Exercise prompt: What lines of the data include the string "csrc"? Copy them all.

Stored items:
# tangxyw/RecAlgorithm

Hardware: NVIDIA H100
Metric: ctr_fwd_bwd_samples_per_sec (higher is better)
Workload: dtype f32

## Files before the change

### recalgorithm_b200/csrc/c_api.cu

```cuda
#include <stdarg.h>
#include <string.h>

#include <atomic>

#include "ctr_common.cuh"

namespace ctr {
static thread_local char g_err[512] = "";
static std::atomic<long long> g_launches{0};

void set_error(const char* fmt, ...) {
  va_list ap;
  va_start(ap, fmt);
  vsnprintf(g_err, sizeof(g_err), fmt, ap);
  va_end(ap);
}
void count_launch(int n) { g_launches.fetch_add(n, std::memory_order_relaxed); }

int sm_count() {
  static int cached[64] = {0};
  int dev = 0;
  if (cudaGetDevice(&dev) != cudaSuccess || dev < 0 || dev >= 64) return 132;
  if (cached[dev] == 0) {
    int n = 0;
    if (cudaDeviceGetAttribute(&n, cudaDevAttrMultiProcessorCount, dev) != cudaSuccess || n <= 0) n = 132;
    cached[dev] = n;
  }
  return cached[dev];
}
}

extern "C" {
const char* ctr_last_error(void) { return ctr::g_err; }
int ctr_version(void) { return 1; }
int64_t ctr_kernel_launches(void) { return ctr::g_launches.load(); }

int ctr_enable_peer_access(int peer_device) {
  int dev = 0;
  CTR_CUDA(cudaGetDevice(&dev));
  if (peer_device == dev) return CTR_OK;
  int can = 0;
  CTR_CUDA(cudaDeviceCanAccessPeer(&can, dev, peer_device));
  if (!can) {
    ctr::set_error("ctr_enable_peer_access: device %d cannot access device %d over P2P", dev, peer_device);
    return CTR_ERR_UNSUPPORTED;
  }
  cudaError_t e = cudaDeviceEnablePeerAccess(peer_device, 0);
  if (e == cudaErrorPeerAccessAlreadyEnabled) { cudaGetLastError(); return CTR_OK; }
  if (e != cudaSuccess) {
    ctr::set_error("cudaDeviceEnablePeerAccess(%d) failed: %s", peer_device, cudaGetErrorString(e));
    return CTR_ERR_CUDA;
  }
  return CTR_OK;
}

int ctr_peer_alloc(int64_t bytes, void** ptr) {
  CTR_REQUIRE(ptr != nullptr && bytes > 0, "ctr_peer_alloc: bad arguments");
  CTR_CUDA(cudaMalloc(ptr, (size_t)bytes));
  return CTR_OK;
}
int ctr_peer_free(void* ptr) {
  if (ptr) CTR_CUDA(cudaFree(ptr));
  return CTR_OK;
}
int ctr_ipc_export(void* ptr, unsigned char* handle64) {
  CTR_REQUIRE(ptr && handle64, "ctr_ipc_export: null argument");
  static_assert(sizeof(cudaIpcMemHandle_t) == 64, "CUDA IPC handle is 64 bytes");
  cudaIpcMemHandle_t h;
  CTR_CUDA(cudaIpcGetMemHandle(&h, ptr));
  memcpy(handle64, &h, 64);
  return CTR_OK;
}
int ctr_ipc_import(const unsigned char* handle64, void** ptr) {
  CTR_REQUIRE(ptr && handle64, "ctr_ipc_import: null argument");
  cudaIpcMemHandle_t h;
  memcpy(&h, handle64, 64);
  CTR_CUDA(cudaIpcOpenMemHandle(ptr, h, cudaIpcMemLazyEnablePeerAccess));
  return CTR_OK;
}
int ctr_ipc_close(void* ptr) {
  if (ptr) CTR_CUDA(cudaIpcCloseMemHandle(ptr));
  return CTR_OK;
}

int ctr_device_info(int* sm_count, int* cc_major, int* cc_minor) {
  int dev = 0;
  CTR_CUDA(cudaGetDevice(&dev));
  int v = 0;
  if (sm_count) { CTR_CUDA(cudaDeviceGetAttribute(&v, cudaDevAttrMultiProcessorCount, dev)); *sm_count = v; }
  if (cc_major) { CTR_CUDA(cudaDeviceGetAttribute(&v, cudaDevAttrComputeCapabilityMajor, dev)); *cc_major = v; }
  if (cc_minor) { CTR_CUDA(cudaDeviceGetAttribute(&v, cudaDevAttrComputeCapabilityMinor, dev)); *cc_minor = v; }
  return CTR_OK;
}
}
```

### recalgorithm_b200/csrc/ctr_common.cuh

```cuda
#pragma once
#include <cuda_runtime.h>
#include <stdint.h>
#include <stdio.h>

#include <type_traits>

#include "../../include/ctr_b200.h"

namespace ctr {

void set_error(const char* fmt, ...);
void count_launch(int n = 1);
int sm_count();

#define CTR_REQUIRE(cond, ...)                                   \
  do {                                                           \
    if (!(cond)) {                                               \
      ctr::set_error(__VA_ARGS__);                               \
      return CTR_ERR_INVALID_ARG;                                \
    }                                                            \
  } while (0)

#define CTR_UNSUPPORTED(cond, ...)                               \
  do {                                                           \
    if (cond) {                                                  \
      ctr::set_error(__VA_ARGS__);                               \
      return CTR_ERR_UNSUPPORTED;                                \
    }                                                            \
  } while (0)

#define CTR_CHECK_LAUNCH(name)                                                   \
  do {                                                                           \
    cudaError_t e__ = cudaGetLastError();                                        \
    if (e__ != cudaSuccess) {                                                    \
      ctr::set_error("%s: launch failed: %s", name, cudaGetErrorString(e__));    \
      return CTR_ERR_CUDA;                                                       \
    }                                                                            \
    ctr::count_launch();                                                         \
  } while (0)

#define CTR_CUDA(call)                                                           \
  do {                                                                           \
    cudaError_t e__ = (call);                                                    \
    if (e__ != cudaSuccess) {                                                    \
      ctr::set_error("%s failed: %s", #call, cudaGetErrorString(e__));           \
      return CTR_ERR_CUDA;                                                       \
    }                                                                            \
  } while (0)

__device__ __forceinline__ float warp_sum(float v) {
#pragma unroll
  for (int o = 16; o > 0; o >>= 1) v += __shfl_xor_sync(0xffffffffu, v, o);
  return v;
}

__device__ __forceinline__ float4 ldg_stream_f4(const float4* p) {
  float4 r;
  asm volatile("ld.global.nc.L1::no_allocate.v4.f32 {%0,%1,%2,%3}, [%4];"
               : "=f"(r.x), "=f"(r.y), "=f"(r.z), "=f"(r.w) : "l"(p));
  return r;
}
__device__ __forceinline__ void stg_stream_f4(float4* p, const float4& v) {
  asm volatile("st.global.cs.v4.f32 [%0], {%1,%2,%3,%4};" ::"l"(p), "f"(v.x), "f"(v.y), "f"(v.z), "f"(v.w)
               : "memory");
}
__device__ __forceinline__ long long ldg_stream_i64(const long long* p) {
  long long r;
  asm volatile("ld.global.nc.L1::no_allocate.s64 %0, [%1];" : "=l"(r) : "l"(p));
  return r;
}

static inline cudaStream_t as_stream(void* s) { return reinterpret_cast<cudaStream_t>(s); }
static inline bool aligned16(const void* p) { return (reinterpret_cast<uintptr_t>(p) & 15u) == 0; }

static inline int capped_grid(long long need, long long cap) { return (int)(need < cap ? need : cap); }
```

Output of the task:
### recalgorithm_b200/csrc/c_api.cu
### recalgorithm_b200/csrc/ctr_common.cuh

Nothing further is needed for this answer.